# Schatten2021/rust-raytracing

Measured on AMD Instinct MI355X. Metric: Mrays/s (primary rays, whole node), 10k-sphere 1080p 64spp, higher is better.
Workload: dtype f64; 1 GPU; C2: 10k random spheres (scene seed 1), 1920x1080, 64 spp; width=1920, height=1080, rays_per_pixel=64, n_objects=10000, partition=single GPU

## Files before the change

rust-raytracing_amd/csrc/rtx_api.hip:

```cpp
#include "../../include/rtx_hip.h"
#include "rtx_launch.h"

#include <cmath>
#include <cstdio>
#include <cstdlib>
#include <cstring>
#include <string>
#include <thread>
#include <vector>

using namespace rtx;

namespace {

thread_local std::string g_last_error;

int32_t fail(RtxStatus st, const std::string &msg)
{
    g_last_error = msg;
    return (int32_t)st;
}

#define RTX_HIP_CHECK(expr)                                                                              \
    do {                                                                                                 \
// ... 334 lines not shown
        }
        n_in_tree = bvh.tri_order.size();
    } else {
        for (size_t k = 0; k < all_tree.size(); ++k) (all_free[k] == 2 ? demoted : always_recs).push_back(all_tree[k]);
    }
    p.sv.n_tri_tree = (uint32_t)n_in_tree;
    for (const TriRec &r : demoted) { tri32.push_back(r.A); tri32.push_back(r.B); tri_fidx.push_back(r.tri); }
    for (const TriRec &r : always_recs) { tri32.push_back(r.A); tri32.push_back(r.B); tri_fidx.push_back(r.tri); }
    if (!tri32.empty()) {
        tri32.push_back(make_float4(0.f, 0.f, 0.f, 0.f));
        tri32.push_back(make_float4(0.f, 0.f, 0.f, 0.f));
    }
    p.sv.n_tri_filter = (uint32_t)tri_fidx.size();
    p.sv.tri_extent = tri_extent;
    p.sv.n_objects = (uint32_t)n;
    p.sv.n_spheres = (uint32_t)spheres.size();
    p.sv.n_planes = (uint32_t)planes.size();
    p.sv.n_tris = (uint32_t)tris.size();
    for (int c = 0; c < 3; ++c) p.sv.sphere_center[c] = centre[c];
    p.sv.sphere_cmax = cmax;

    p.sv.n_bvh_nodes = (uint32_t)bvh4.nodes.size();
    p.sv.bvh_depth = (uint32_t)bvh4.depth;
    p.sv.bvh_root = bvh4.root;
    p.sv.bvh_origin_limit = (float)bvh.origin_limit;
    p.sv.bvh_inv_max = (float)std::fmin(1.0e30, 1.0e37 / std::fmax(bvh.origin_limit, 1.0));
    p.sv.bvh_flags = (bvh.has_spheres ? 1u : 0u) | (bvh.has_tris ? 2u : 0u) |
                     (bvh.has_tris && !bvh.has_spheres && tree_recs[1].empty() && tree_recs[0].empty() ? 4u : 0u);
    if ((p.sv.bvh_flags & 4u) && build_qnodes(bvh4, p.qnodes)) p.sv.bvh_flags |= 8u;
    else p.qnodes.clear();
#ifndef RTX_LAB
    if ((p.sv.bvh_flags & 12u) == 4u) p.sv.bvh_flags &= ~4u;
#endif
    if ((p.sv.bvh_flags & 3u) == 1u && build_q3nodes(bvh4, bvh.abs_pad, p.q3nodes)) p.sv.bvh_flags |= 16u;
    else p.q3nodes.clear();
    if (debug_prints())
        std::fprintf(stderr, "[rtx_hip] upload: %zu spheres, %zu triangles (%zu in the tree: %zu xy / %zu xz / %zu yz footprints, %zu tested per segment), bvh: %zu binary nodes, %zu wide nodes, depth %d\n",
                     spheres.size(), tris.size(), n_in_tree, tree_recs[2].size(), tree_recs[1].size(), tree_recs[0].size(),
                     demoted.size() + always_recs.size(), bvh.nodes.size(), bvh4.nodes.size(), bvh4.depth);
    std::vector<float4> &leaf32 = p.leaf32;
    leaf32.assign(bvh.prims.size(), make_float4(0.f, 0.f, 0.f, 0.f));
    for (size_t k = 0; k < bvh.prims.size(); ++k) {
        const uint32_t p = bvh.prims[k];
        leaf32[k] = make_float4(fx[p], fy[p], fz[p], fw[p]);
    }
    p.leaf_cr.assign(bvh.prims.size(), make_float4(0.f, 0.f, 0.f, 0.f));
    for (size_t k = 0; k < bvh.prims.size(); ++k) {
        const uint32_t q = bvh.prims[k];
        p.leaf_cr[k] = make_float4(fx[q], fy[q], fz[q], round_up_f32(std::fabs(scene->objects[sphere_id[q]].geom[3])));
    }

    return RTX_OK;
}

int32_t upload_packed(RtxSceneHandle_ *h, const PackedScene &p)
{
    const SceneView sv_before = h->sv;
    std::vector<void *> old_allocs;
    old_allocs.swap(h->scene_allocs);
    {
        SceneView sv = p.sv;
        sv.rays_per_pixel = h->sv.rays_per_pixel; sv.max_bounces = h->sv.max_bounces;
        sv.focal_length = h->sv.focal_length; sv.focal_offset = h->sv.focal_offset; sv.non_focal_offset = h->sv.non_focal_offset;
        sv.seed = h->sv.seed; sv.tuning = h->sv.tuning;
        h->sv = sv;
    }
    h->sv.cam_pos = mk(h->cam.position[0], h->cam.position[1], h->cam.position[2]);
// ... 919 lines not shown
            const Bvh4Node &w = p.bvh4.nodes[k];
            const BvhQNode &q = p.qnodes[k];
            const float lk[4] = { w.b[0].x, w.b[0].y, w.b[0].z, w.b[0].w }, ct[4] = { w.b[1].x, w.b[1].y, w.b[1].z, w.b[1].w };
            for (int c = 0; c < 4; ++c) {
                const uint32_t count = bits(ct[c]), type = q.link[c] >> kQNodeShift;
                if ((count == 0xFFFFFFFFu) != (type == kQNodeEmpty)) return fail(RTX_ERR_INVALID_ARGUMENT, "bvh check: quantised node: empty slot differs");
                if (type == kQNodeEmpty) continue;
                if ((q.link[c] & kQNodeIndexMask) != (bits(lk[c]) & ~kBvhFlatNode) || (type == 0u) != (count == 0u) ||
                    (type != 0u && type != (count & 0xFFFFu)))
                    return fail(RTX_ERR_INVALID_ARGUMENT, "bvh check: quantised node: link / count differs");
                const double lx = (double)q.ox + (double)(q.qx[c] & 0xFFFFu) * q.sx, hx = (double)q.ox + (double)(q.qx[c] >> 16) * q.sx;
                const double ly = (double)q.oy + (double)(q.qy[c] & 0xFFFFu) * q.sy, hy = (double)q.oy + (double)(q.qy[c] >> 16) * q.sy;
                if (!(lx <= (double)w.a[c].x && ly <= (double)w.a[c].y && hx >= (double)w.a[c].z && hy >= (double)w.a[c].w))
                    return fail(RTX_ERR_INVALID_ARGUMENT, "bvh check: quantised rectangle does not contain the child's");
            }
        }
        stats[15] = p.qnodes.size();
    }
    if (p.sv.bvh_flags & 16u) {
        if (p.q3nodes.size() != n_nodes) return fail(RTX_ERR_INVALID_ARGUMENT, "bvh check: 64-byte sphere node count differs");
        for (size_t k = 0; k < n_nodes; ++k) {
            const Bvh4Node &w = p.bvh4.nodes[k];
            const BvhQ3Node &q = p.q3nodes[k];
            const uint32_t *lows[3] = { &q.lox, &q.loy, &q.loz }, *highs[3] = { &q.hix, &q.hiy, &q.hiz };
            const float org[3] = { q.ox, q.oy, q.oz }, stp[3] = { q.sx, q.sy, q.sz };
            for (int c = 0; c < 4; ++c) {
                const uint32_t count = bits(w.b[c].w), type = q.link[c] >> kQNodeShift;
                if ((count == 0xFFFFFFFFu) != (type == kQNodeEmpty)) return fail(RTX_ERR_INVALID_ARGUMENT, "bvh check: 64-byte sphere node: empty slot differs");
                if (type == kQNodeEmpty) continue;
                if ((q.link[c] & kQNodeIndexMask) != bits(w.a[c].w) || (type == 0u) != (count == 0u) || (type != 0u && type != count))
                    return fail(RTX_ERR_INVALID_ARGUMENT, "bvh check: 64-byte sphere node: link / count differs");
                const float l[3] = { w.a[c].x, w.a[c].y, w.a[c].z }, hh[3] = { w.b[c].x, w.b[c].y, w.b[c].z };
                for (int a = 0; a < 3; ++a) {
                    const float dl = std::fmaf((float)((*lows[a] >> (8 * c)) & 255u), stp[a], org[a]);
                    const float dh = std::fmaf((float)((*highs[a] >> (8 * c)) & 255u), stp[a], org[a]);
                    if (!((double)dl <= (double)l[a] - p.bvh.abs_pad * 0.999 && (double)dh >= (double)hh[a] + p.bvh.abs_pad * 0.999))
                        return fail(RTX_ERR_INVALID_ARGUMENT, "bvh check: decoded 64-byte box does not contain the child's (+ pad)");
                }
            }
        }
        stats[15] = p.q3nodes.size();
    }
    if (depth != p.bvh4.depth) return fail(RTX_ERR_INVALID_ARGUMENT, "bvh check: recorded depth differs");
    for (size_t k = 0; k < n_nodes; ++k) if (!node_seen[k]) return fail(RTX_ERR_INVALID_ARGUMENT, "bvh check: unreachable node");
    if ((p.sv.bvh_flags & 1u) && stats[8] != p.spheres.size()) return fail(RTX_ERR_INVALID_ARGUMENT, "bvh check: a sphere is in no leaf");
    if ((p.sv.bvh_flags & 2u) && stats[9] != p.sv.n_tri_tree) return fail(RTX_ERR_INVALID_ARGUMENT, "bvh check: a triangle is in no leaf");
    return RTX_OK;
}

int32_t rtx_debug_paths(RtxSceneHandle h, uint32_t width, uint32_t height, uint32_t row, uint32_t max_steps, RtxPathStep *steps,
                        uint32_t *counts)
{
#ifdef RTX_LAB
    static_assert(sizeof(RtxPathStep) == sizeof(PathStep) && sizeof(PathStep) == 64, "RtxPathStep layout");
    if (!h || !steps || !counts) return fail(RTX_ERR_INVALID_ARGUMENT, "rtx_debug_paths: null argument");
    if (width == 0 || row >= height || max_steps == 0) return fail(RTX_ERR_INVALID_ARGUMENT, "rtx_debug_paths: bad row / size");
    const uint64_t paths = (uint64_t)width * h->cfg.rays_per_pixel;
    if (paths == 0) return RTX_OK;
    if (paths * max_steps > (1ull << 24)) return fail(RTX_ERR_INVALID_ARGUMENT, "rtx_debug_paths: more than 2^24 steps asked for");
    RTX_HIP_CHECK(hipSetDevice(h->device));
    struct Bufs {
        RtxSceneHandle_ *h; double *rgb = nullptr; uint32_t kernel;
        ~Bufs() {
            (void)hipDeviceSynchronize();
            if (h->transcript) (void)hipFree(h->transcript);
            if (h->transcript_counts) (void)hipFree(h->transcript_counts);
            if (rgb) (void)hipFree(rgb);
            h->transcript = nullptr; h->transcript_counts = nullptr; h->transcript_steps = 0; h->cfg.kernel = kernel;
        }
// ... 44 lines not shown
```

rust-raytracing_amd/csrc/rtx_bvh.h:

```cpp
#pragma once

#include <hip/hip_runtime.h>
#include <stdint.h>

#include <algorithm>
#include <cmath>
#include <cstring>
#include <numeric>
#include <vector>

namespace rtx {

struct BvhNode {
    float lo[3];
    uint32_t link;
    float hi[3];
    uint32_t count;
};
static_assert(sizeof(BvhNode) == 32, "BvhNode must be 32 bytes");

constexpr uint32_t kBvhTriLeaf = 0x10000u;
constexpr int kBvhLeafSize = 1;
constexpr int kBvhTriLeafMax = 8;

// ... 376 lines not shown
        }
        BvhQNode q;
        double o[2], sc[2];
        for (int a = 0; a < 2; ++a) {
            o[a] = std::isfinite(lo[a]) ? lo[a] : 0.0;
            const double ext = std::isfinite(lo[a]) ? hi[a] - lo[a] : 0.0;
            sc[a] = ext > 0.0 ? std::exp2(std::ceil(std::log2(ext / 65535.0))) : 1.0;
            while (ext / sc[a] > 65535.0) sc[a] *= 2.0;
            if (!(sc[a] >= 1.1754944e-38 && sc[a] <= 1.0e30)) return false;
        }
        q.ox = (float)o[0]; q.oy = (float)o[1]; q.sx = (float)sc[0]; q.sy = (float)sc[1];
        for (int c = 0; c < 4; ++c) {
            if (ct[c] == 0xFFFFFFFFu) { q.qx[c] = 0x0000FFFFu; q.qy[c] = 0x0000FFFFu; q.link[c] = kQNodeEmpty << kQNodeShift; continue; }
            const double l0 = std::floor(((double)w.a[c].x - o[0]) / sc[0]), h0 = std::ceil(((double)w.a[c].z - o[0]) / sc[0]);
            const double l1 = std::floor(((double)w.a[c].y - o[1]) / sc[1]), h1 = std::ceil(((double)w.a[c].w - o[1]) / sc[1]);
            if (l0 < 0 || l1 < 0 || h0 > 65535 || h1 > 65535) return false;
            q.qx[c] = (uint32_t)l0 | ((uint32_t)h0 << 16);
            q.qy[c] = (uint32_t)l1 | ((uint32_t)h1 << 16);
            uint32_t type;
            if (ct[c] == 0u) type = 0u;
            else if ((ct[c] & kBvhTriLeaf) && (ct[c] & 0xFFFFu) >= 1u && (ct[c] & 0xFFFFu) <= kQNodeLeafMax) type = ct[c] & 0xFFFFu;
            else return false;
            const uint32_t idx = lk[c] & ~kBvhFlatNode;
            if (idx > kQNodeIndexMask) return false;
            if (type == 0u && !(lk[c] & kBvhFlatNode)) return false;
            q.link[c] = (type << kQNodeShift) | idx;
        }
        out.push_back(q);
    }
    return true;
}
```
★ ★ ★
TASK STATEMENT =
Among the lines above, find those that contain the word "csrc" and copy them.

RESULT =
rust-raytracing_amd/csrc/rtx_api.hip:
rust-raytracing_amd/csrc/rtx_bvh.h:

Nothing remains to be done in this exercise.